**Task description**: The answer must consist of every line below that holds the word "else".

**Provided information**:
NSTL_DEV void dma_lane_offsets_f8(uint32_t (&vo)[8], int64_t ld, int wave, int lane) {
#pragma unroll
  for (int s = 0; s < 8; ++s) {
    const int q = wave * 8 + s;
    const int row = 8 * q + (lane >> 3), pc = lane & 7;
    const int lc = pc ^ ((row >> 1) & 7);
    vo[s] = (uint32_t)((int64_t)row * ld + lc * 16);
  }
}
NSTL_DEV void dma_tile_f8(Dma& d, const Params& p, int m0, int n0, bool live = true) {
  d.ra = __builtin_amdgcn_make_buffer_rsrc((void*)p.A, 0, live ? (int)p.a_bytes : 0, 0x00020000);
  d.rb = __builtin_amdgcn_make_buffer_rsrc((void*)p.B, 0, live ? (int)p.b_bytes : 0, 0x00020000);
  d.a_kb = F8_BK;
  d.b_kb = F8_BK;
  d.ta = __builtin_amdgcn_readfirstlane((uint32_t)(m0 * p.lda));
  d.tb = __builtin_amdgcn_readfirstlane((uint32_t)(n0 * p.ldb));
}

struct RdAddrF8 {
// ... 23 lines not shown
      G4_SB();
    }
    if constexpr (!(DBG & 8)) {
      if constexpr (Z) mma_f8z(acc[4 * (H ? 1 : 0) + a][b], cb[b], ca[a]);
      else mma_f8(acc[4 * (H ? 1 : 0) + a][b], cb[b], ca[a]);
    }
    G4_SB();
    if constexpr (!(DBG & 2)) {
      if constexpr (H == 0 && (I == 1 || I == 6 || I == 11 || I == 16)) {
        constexpr int r = I == 1 ? 0 : I == 6 ? 1 : I == 11 ? 2 : 3;
        rd_f8<SO + (4 + r) * 2048>(na[r], ra);
        G4_SB();
      }
      if constexpr (H == 1 && (I & 7) == 0) {
        rd_f8<SO + (I >> 3) * 2048>(na[I >> 3], ra);
        G4_SB();
      }
      if constexpr (H == 1 && a == 3) {
        rd_f8<SO + b * 2048>(cb[b], rb);
        G4_SB();
      }
    }
    if constexpr (H >= 1 && !(DBG & 1) && (I & 1) == 1) {
      constexpr int q = I >> 1;
      if constexpr (q < 8) dma16(d.ra, adst + q * 1024, d.va[q], d.ta + sa);
      else dma16(d.rb, bdst + (q - 8) * 1024, d.vb[q - 8], d.tb + sb);
      G4_SB();
    }
    half_step_f8<H, SO, DBG, Z, I + 1>(acc, ca, cb, na, ra, rb, d, adst, bdst, sa, sb);
  }
}

template <int EM, int DBG = 0>
__global__ __launch_bounds__(NT, 1) void gemm4f8_kernel(const GroupParams gp) {
  constexpr bool SIDE = EM != EM_ROPE && EM != EM_F32 && !(DBG & 16384);
  __shared__ __attribute__((aligned(16))) char smem[SMEM + (EM == EM_ROPE ? ROPE_LDS : 0) + (SIDE ? 4 * SIDE_W_SC : 0)];
  const int tid = threadIdx.x, lane = tid & 63;
  const int wave = __builtin_amdgcn_readfirstlane(tid >> 6);
  const int wm = wave >> 1, wn = wave & 1;
  const int T = gp.tile_end[0];
  const int G = gridDim.x;
  const Params& p = gp.g[0];
  Walker wk;
  wk.init(gp, T, blockIdx.x, G, false);
  Seg sg;
  if (!wk.next(sg)) return;
  const uint32_t smem_u32 = lds_addr(smem);
  char* const adst0 = smem + wave * 8 * 1024;
  char* const bdst0 = smem + 2 * OPS + wave * 8 * 1024;
  const char* rope_lds = smem + SMEM;
  char* const side = smem + SMEM + wave * SIDE_W_SC;
  if constexpr (EM == EM_ROPE) {
    const int half = p.rope_dim >> 1, chunks = p.rope_dim >> 2, swz = rope_swz(p.rope_dim);
    for (int i = tid; i < p.rope_T * chunks; i += NT) {
      const int tt = i / chunks, k = i - tt * chunks;
      const float2 cs = *(const float2*)(p.rope_cos + tt * half + 2 * k);
      const float2 sn = *(const float2*)(p.rope_sin + tt * half + 2 * k);
      if (p.rope_bf16) {
        *(uint2*)(smem + SMEM + rope_off8(tt, k, p.rope_dim * 2, swz)) =
            make_uint2(pack_bf16x2(cs.x, sn.x), pack_bf16x2(cs.y, sn.y));
      } else {
        *(f32x4*)(smem + SMEM + rope_off(tt, k, p.rope_dim * 4, swz)) = (f32x4){cs.x, sn.x, cs.y, sn.y};
      }
    }
    __syncthreads();
  }
  int m0, n0;
  tile_coords(xcd_remap(sg.t, T), p.tiles_m, p.tiles_n, m0, n0);
  int lt = 0;
  Dma d;
  dma_lane_offsets_f8(d.va, p.lda, wave, lane);
  dma_lane_offsets_f8(d.vb, p.ldb, wave, lane);
  dma_tile_f8(d, p, m0, n0);
  RdAddrF8 ra, rb;
  rd_addr_f8(ra, smem_u32, wm * 128, lane);
  rd_addr_f8(rb, smem_u32 + 2 * OPS, wn * 128, lane);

**Answer below**:
      else mma_f8(acc[4 * (H ? 1 : 0) + a][b], cb[b], ca[a]);
      else dma16(d.rb, bdst + (q - 8) * 1024, d.vb[q - 8], d.tb + sb);
      } else {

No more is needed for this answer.